I confess that I’m relatively new to the IT channel. My background is in retail advertising which, to be clear, isn’t the glamorous side of advertising, but more down-and-dirty, results-driven.
What Gartner's summary did was remind me of the advertising ‘de-coupling’ revolution of the early 2000s, when major brands separated specialist production and implementation from the highly creative advertising agencies that ruled the industry at the time.
In the case of Ad Agencies, major global brands started to recognise that creative-led businesses were probably not the best people to manage the large-scale production processes necessary for advertising delivery.

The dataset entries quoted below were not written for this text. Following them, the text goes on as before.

@@ -531,17 +543,22 @@
 }
 
 template <int RBY>
-__device__ __forceinline__ void load_piece_body(const RbArgs& a, const u32 sub,
-                                                const u32 (&rot)[RowGeom<RBY>::NC],
-                                                f32x4 (&bv)[RowGeom<RBY>::NC], Piece<RBY>& pc) {
+__device__ __forceinline__ void load_piece_meta(const RbArgs& a, const u32 sub, Piece<RBY>& pc) {
     constexpr u32 G = RowGeom<RBY>::G;
-    load_bcol<RBY>(a, pc.col, sub, rot, bv);
 #pragma unroll
     for (u32 k = 0; k < RowGeom<RBY>::NB; ++k) {
         const u32 e = G * k + sub;
         pc.mm[k] = e < pc.len ? a.meta[pc.first + e] : 0u;
         pc.mo[k] = !a.outLds && !a.outPacked && e < pc.len ? a.out[pc.first + e] : 0u;
     }
+}
+
+template <int RBY>
+__device__ __forceinline__ void load_piece_body(const RbArgs& a, const u32 sub,
+                                                const u32 (&rot)[RowGeom<RBY>::NC],
+                                                f32x4 (&bv)[RowGeom<RBY>::NC], Piece<RBY>& pc) {
+    load_bcol<RBY>(a, pc.col, sub, rot, bv);
+    load_piece_meta<RBY>(a, sub, pc);
 }
 
 template <int RBY>
@@ -920,6 +937,8 @@
     return staged_next;
 }
 
+constexpr bool LEAN_EARLY_B = false;
+
 template <int DT, int RBY, int NT, bool DYN, bool LITE = false>
 __global__ __launch_bounds__(NT, 4) void k_sddmm_rb(RbArgs a) {
     extern __shared__ __attribute__((aligned(16))) char AsB[];
@@ -974,11 +993,29 @@
     f32x4 tb[TC], pre[NC];
     DenseTileLds<DT, RBY> dt;
     const u32 tw = NW - 1 - w;
-    Piece<RBY> pc;
+    Piece<RBY> pc, pn;
     pc.len = 0;
+    pn.len = 0;
+    dt.c = 0;
     if constexpr (!LITE)
         if (tw < ntile) dt.meta(a, a.tileIds[it.y + tw], q0);
-    if (gr < np) load_piece_desc<RBY>(a, it.w + gr, pc);
+    const bool early = LITE ? LEAN_EARLY_B : !a.lateB;
+    constexpr bool PH1 = LITE && LEAN_EARLY_B && !DYN;
+    if (early) {
+        pc.first = pn.first = 0;
+        pc.col = pn.col = 0;
+        if (np) {
+            load_piece_desc<RBY>(a, it.w + (gr < np ? gr : 0u), pc);
+            if (gr >= np) pc.len = 0;
+            if constexpr (PH1) {
+                const u32 p1 = 2 * NG - 1 - gr;
+                load_piece_desc<RBY>(a, it.w + (p1 < np ? p1 : 0u), pn);
+                if (p1 >= np) pn.len = 0;
+            }
+        }
+    } else if (gr < np) {
+        load_piece_desc<RBY>(a, it.w + gr, pc);
+    }
     uint2 myrun = make_uint2(0u, 0u), irun = make_uint2(0u, 0u);
     auto load_runs = [&]() {
         if (!LITE && a.runs && a.outLds) {
@@ -1015,19 +1052,34 @@
             }
         }
     };
-    if (!LITE && a.stageNt)
-        stage(std::integral_constant<int, 2>{});
-    else
-        stage(std::integral_constant<int, 0>{});
-    if (!LITE && !a.lateB) {
-        if (gr < np) load_piece_body<RBY>(a, sub, rot, pre, pc);
-        if (tw < ntile) dt.loadB(a, 0, tb);
-    }
+    auto stage_item = [&]() {
+        if (!LITE && a.stageNt)
+            stage(std::integral_constant<int, 2>{});
+        else
+            stage(std::integral_constant<int, 0>{});
+    };
     if constexpr (DYN)
         if (tid == 0) *reinterpret_cast<u32*>(As + (NT == 1024 ? 160u : 80u) * 1024u - 4u) = 0u;
-    asm volatile("s_waitcnt vmcnt(0)" ::: "memory");
-    __syncthreads();
-    if (LITE || a.lateB) {
+    if (early) {
+        if constexpr (ROWV) asm volatile("" : "+v"(rowv));
+        asm volatile("" : "+v"(pc.first), "+v"(pc.len), "+v"(pc.col));
+        if constexpr (PH1) asm volatile("" : "+v"(pn.first), "+v"(pn.len), "+v"(pn.col));
+        if constexpr (!LITE)
+            asm volatile("" : "+v"(dt.lr), "+v"(dt.c), "+v"(dt.idx[0]), "+v"(dt.idx[1]), "+v"(dt.idx[2]),
+                         "+v"(dt.idx[3]));
+        load_piece_meta<RBY>(a, sub, pc);
+        stage_item();
+        load_bcol<RBY>(a, pc.col, sub, rot, pre);
+        if constexpr (!LITE) dt.loadB_all(a, tb);
+        constexpr u32 NB0 = LITE ? NC : NC + TC;
+        asm volatile("s_waitcnt vmcnt(%0)" ::"n"(NB0) : "memory");
+        __syncthreads();
+        if constexpr (!LITE)
+            if (tw < ntile) dt.clearB(a, tb);
+    } else {
+        stage_item();
+        asm volatile("s_waitcnt vmcnt(0)" ::: "memory");
+        __syncthreads();
         if (gr < np) load_piece_body<RBY>(a, sub, rot, pre, pc);
         if constexpr (!LITE)
             if (tw < ntile) dt.loadB(a, 0, tb);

Of course, brands also recognised that the margins applied by these creative agencies for production services were costing them an absolute fortune so, by making the change, not only did they considerably improve the delivery process, they made significant cost savings.

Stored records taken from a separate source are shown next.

template <int DP, int D>
__global__ __launch_bounds__(256) void gp_score_streamed_kernel(ScoreArgs a) {
    constexpr int BM = kBM;
    constexpr int S = 16;
    static_assert(4 * 3 * MPO_TOPK_MAX * 16 <= 16 * kBM * 8, "the finish's top-k lists live in the smallest panel");
    extern __shared__ __attribute__((aligned(16))) double smem[];
    const int T = a.T, PT = a.panel >> 4;
    double* kc = smem;
    double* cs = kc + (size_t)a.panel * BM;
    double* red = cs + BM * DP;
    int32_t* toff = reinterpret_cast<int32_t*>(red + (S + 4) * BM);

    const int tid = threadIdx.x, lane = tid & 63;
    const int wave = __builtin_amdgcn_readfirstlane(tid >> 6);
    const long long ntiles = (a.m + BM - 1) / BM;
    const int row = lane & 15;
    const int slot = wave * 4 + (lane >> 4);
    double* part = a.part + (size_t)blockIdx.x * (size_t)(T > PT ? T - PT : 0) * 256 + lane;

    for (int e = tid; e < T; e += 256) toff[e] = a.wmeta[4 * (T + 4) + e];

    for (long long tile = blockIdx.x; tile < ntiles; tile += gridDim.x) {
        const long long m0 = tile * BM;
        for (int e = tid; e < BM * DP; e += 256) {
            const int r = e / DP, c = e % DP;
            const long long gm = m0 + r;
            cs[e] = (gm < a.m && c < a.d) ? __builtin_nontemporal_load(a.cand + gm * a.d + c) / a.ls[c] : 0.0;
        }
        __syncthreads();
        double c[D];
#pragma unroll
        for (int q = 0; q < D; ++q) c[q] = cs[row * DP + q];
        double mu_acc = 0.0;
        double sq[4] = {0.0, 0.0, 0.0, 0.0};

        for (int t0 = 0; t0 < T; t0 += PT) {
            const int t1 = min(T, t0 + PT);
            for (int i = t0 * 16 + slot; i < t1 * 16; i += S) {
                const double* xr = a.xs + (size_t)i * DP;
                const int li = i - t0 * 16;
                MPO_EI_PAIR(xr, a.alpha[i], li)
            }
            __syncthreads();
            for (int jt = t0 + ((wave - t0 - (int)blockIdx.x) & 3); jt < T; jt += 4) {
                const int ng = min(jt, t1 - 1) - t0 + 1;
                f64x4 acc0 = {0.0, 0.0, 0.0, 0.0}, acc1 = {0.0, 0.0, 0.0, 0.0};
                double* pr = part + (size_t)(jt - PT) * 256;
                if (t0 > 0) {
#pragma unroll
                    for (int r = 0; r < 4; ++r) acc0[r] = pr[r * 64];
                }
                const double* bp = a.wfrag + ((size_t)__builtin_amdgcn_readfirstlane(toff[jt]) + t0) * 256 + lane;
                const double* ap = kc + lane;
#define MPO_ST_LD(B, G)                                                                        \
                {                                                                              \
                    const double* p = bp + (size_t)min((G), ng - 1) * 256;                     \
                    MPO_LD4(B, p)                                                              \
                }
#define MPO_ST_GROUP(B, G)                                                                     \
                {                                                                              \
                    asm volatile("s_waitcnt vmcnt(8)" : "+v"(B[0]), "+v"(B[1]), "+v"(B[2]), "+v"(B[3]));  \
                    const double* q = ap + (size_t)(G) * 256;                                  \
                    MPO_MFMA4(q, B[0], B[1], B[2], B[3])                                       \
                    MPO_ST_LD(B, (G) + 3)                                                      \
                }
                const int rem = ng % 3;
                double b0[4], b1[4], b2[4];
                MPO_ST_LD(b0, rem)
                MPO_ST_LD(b1, rem + 1)
                MPO_ST_LD(b2, rem + 2)
                for (int g = 0; g < rem; ++g) {
                    const double* p = bp + (size_t)g * 256;
                    const double* q = ap + (size_t)g * 256;
                    MPO_MFMA4(q, p[0], p[64], p[128], p[192])
                }
                for (int g = rem; g < ng; g += 3) {
                    MPO_ST_GROUP(b0, g)
                    MPO_ST_GROUP(b1, g + 1)
                    MPO_ST_GROUP(b2, g + 2)
                }
                asm volatile("s_waitcnt vmcnt(0)" : "+v"(b0[0]), "+v"(b0[1]), "+v"(b0[2]), "+v"(b0[3]), "+v"(b1[0]),
                             "+v"(b1[1]), "+v"(b1[2]), "+v"(b1[3]), "+v"(b2[0]), "+v"(b2[1]), "+v"(b2[2]), "+v"(b2[3]));
#undef MPO_ST_GROUP
#undef MPO_ST_LD
                if (jt < t1) {
#pragma unroll
                    for (int r = 0; r < 4; ++r) {
                        const double v = acc0[r] + acc1[r];
                        sq[r] = fma(v, v, sq[r]);
                    }
                } else {
#pragma unroll
                    for (int r = 0; r < 4; ++r) pr[r * 64] = acc0[r] + acc1[r];
                }
            }
            __syncthreads();
        }

        red[slot * BM + row] = mu_acc;
#pragma unroll
        for (int r = 0; r < 4; ++r) {
            const double v = colsum16(sq[r]);
            if ((lane & 15) == 0) red[(S + wave) * BM + (lane >> 4) + 4 * r] = v;
        }
        __syncthreads();
        if (wave == 0 && lane < BM && m0 + lane < a.m) {
            double mu_n = 0.0;
#pragma unroll
            for (int s = 0; s < S; ++s) mu_n += red[s * BM + lane];
            mu_n *= a.amp;
            const double q = (red[(S + 0) * BM + lane] + red[(S + 1) * BM + lane] + red[(S + 2) * BM + lane] +
                              red[(S + 3) * BM + lane]) * (a.amp * a.amp);
            *reinterpret_cast<double2*>(a.mq + 2 * (m0 + lane)) = double2{mu_n, q};
        }
    }

    score_finish_own_rows(kc, wave, lane);
}
#undef MPO_EI_PAIR
#undef MPO_MFMA4
#undef MPO_LD4
#undef MPO_LD

__global__ __launch_bounds__(256) void topk_merge_kernel(const long long* __restrict__ part_idx,
                                                         const double* __restrict__ part_val,
                                                         int nparts, int chunk, int k, unsigned flags,
                                                         long long* __restrict__ out_idx,
                                                         double* __restrict__ out_val,
                                                         int out_stride, int final_stage) {
    __shared__ double lv[256 * MPO_TOPK_MAX];
    __shared__ long long li[256 * MPO_TOPK_MAX];
    const int acq = blockIdx.y;
    if (!(flags & (1u << acq))) return;
    const int tid = threadIdx.x;
    const double inf = __builtin_huge_val();
    const long long big = 0x7fffffffffffffffLL;
    const int p0 = blockIdx.x * chunk;
    const int p1 = min(nparts, p0 + chunk);
    double bv[MPO_TOPK_MAX];
    long long bi[MPO_TOPK_MAX];
#pragma unroll
    for (int r = 0; r < MPO_TOPK_MAX; ++r) { bv[r] = inf; bi[r] = big; }
    const long long total = (long long)(p1 - p0) * k;
    for (long long e = tid; e < total; e += 256) {
        const long long blk = p0 + e / k, r = e % k;
        const size_t off = ((size_t)blk * 3 + acq) * k + r;
        double v = part_val[off];
        long long i = part_idx[off];
#pragma unroll
        for (int s = 0; s < MPO_TOPK_MAX; ++s) {
            if (s < k && lex_less(v, i, bv[s], bi[s])) {
                const double tv = bv[s];
                const long long ti = bi[s];
                bv[s] = v; bi[s] = i; v = tv; i = ti;
            }
        }
    }
#pragma unroll
    for (int r = 0; r < MPO_TOPK_MAX; ++r) { lv[tid * MPO_TOPK_MAX + r] = bv[r]; li[tid * MPO_TOPK_MAX + r] = bi[r]; }
    __syncthreads();
    if (tid >= 64) return;
    int ptr[4] = {0, 0, 0, 0};
    for (int r = 0; r < k; ++r) {
        double v = inf;
        long long i = big;
        int src = -1;
#pragma unroll
        for (int q = 0; q < 4; ++q) {
            const int lst = tid + 64 * q;
            if (ptr[q] < k) {
                const double w = lv[lst * MPO_TOPK_MAX + ptr[q]];
                const long long j = li[lst * MPO_TOPK_MAX + ptr[q]];
                if (lex_less(w, j, v, i)) { v = w; i = j; src = q; }
            }
        }
        double gv = v;
        long long gi = i;
        wave_lex_min(gv, gi);
        if (src >= 0 && gi == i && gv == v) {
#pragma unroll
            for (int q = 0; q < 4; ++q) if (q == src) ptr[q]++;
        }
        if (tid == 0) {
            if (final_stage) {
                out_val[acq * out_stride + r] = gv;
                out_idx[acq * out_stride + r] = gi == big ? -1 : gi;
            } else {
                out_val[((size_t)blockIdx.x * 3 + acq) * k + r] = gv;
                out_idx[((size_t)blockIdx.x * 3 + acq) * k + r] = gi;
            }
        }
    }
}

__global__ void argmax_from_topk_kernel(const long long* __restrict__ topk_idx, long long* __restrict__ argmax) {
    *argmax = topk_idx[0];
}

#define MPO_SCORE_DIMS(X) X(4, 4) X(8, 5) X(8, 8) X(12, 10) X(12, 12) X(16, 16) X(32, 32)

inline int pad_dims(int d) {
#define MPO_X(DP, D) if (d <= DP) return DP;
    MPO_SCORE_DIMS(MPO_X)
#undef MPO_X
    return -1;
}

constexpr size_t kMaxLds = 160 * 1024;
constexpr int kMergeGroups = 256;
constexpr int kScoreGridCap = 8 * 256;

size_t score_lds_bytes(int dp, int np16) {
    const int T = np16 / 16;
    return ((size_t)np16 * kBM + (size_t)kBM * dp + 16 * kBM) * sizeof(double) + (size_t)4 * (T + 4) * sizeof(int32_t);
}

bool score_fits(int dp, int np16) { return score_lds_bytes(dp, np16) <= kMaxLds; }

constexpr size_t kStreamPartCap = (size_t)48 << 20;

size_t streamed_lds_bytes(int dp, int np16, int panel) {
    return ((size_t)panel * kBM + (size_t)kBM * dp + 20 * kBM) * sizeof(double) + (size_t)(np16 / 16) * sizeof(int32_t);
}

int streamed_grid_cap(int dp, int np16, int panel) {
    const int per_cu = (int)std::min<size_t>(8, kMaxLds / streamed_lds_bytes(dp, np16, panel));
    int cap = std::min(kScoreGridCap, std::max(1, per_cu) * 256);
    const size_t slice = (size_t)(np16 - panel) * kBM * sizeof(double);
    if (slice) cap = (int)std::min<size_t>(cap, std::max<size_t>(1, kStreamPartCap / slice));
    return cap;
}

struct ScorePlan {
    int path;
    int panel;
    size_t lds;
    int grid_cap;
    size_t part_elems;
};

int score_plan(const char* who, const MpoGpModel* model, int64_t m, ScorePlan* plan) {
    const int n = model->n, dp = model->dp, np16 = model->np16;
    auto refuse = [&](int rc) {
        if (who)
            mpo::set_error(rc == MPO_ENOTSUP
                               ? "%s: n=%d exceeds the supported maximum of %d observations"
                               : "%s: malformed model (n=%d) or MPO_GP_PANEL (a multiple of 16, >= 16; max n %d)",
                           who, n, mpo::kMaxObs);
        return rc;
    };
    if (n <= 0 || np16 < n || np16 - n >= 16 || (np16 & 15) || dp <= 0 || pad_dims(dp) != dp)
        return refuse(MPO_EINVAL);
    if (n > mpo::kMaxObs) return refuse(MPO_ENOTSUP);
    const char* e = getenv("MPO_GP_SCORE");
    const bool forced = e && std::string(e) == "streamed";
    if (!forced && score_fits(dp, np16)) {
        *plan = ScorePlan{0, 0, score_lds_bytes(dp, np16), kScoreGridCap, 0};
        return MPO_OK;
    }
    int p = np16;
    while (p > 16 && streamed_lds_bytes(dp, np16, p) > kMaxLds) p -= 16;
    if (const char* pe = getenv("MPO_GP_PANEL"); pe && *pe) {
        char* end = nullptr;
        const long v = strtol(pe, &end, 10);
        if (*end || v < 16 || v % 16) return refuse(MPO_EINVAL);
        p = (int)std::min<long>(p, v);
    }
    const int cap = streamed_grid_cap(dp, np16, p);
    const int64_t grid = std::min<int64_t>((m + kBM - 1) / kBM, cap);
    *plan = ScorePlan{1, p, streamed_lds_bytes(dp, np16, p), cap, (size_t)grid * (size_t)(np16 - p) * kBM};
    return MPO_OK;
}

Today, it's inconceivable that brands would pass their entire regional marketing implementation budget to an advertising agency expressly chosen for their creativity.
The relevance to the IT Channel
So back to the IT channel and Gartner’s summary. A lot has changed in the IT sector in recent years and the channel is coming to terms with how it needs to shape up in the new world.
Digital business isn’t just important for our customers but is essential for our development and growth. How we invest hard-earned marketing and sales budgets needs to reflect the market we’re in, with ROI an essential factor in how we plan go-to-market strategies.
Just as for advertising, vendor brands are recognising traditional routes to market are inefficient and often result in poor performance, which is why I believe we’re at that crossroads and ‘de-coupling’ is the way forward.
My dilemma with the current channel structure
I faced a dilemma when I started working in the IT channel, some 6 years ago now. When I entered into this new world (for me), I believed that the whole rationale for an IT channel is access to customers, with distribution enabling resellers to sell the products they represent.
Recently, a senior figure in distribution told me that, in the eyes of their partners, the primary value of a distributor is to provide leads. This is where my dilemma lies.
Counter-intuitively, distributors aren’t exposed to end users (another term I struggle with, but that’s for another time) and are ill-equipped to engage with them. Just like the Ad Agencies of the past, distribution is being forced to provide lead generation services because their vendors want it, their resellers need it and there is a significant margin potential for them resulting from it whether they do it well, or not.
What's the solution?
Demand creation is a complex, multi-disciplined operation that if not executed correctly, results in lost investment and diminishing growth. It requires an in-depth understanding of buyers and how they think, how they engage and how they buy. It certainly bears no comparison with channel recruitment, credit lines and warehousing, the traditional strengths of Distribution.
Is this the time to re-evaluate how you go to market and who’s best suited to deliver the results?
Beware lost investment
One last point on lost investment. Wherever you resource your sales and marketing talent, be mindful that these individuals jointly hold the key to ROI. Marketing’s job is to lead the horse to water, it’s the job of sales to make them drink.
If marketing isn't doing enough to inform better sales conversations, marketing investment will fail. However, if enough emphasis and follow up on sales making the calls at the back end, there will be no business.
The key is removing points of failure by creating a seamless process between teams of people who have a stake in and are accountable for, the end result. It's the only way forward.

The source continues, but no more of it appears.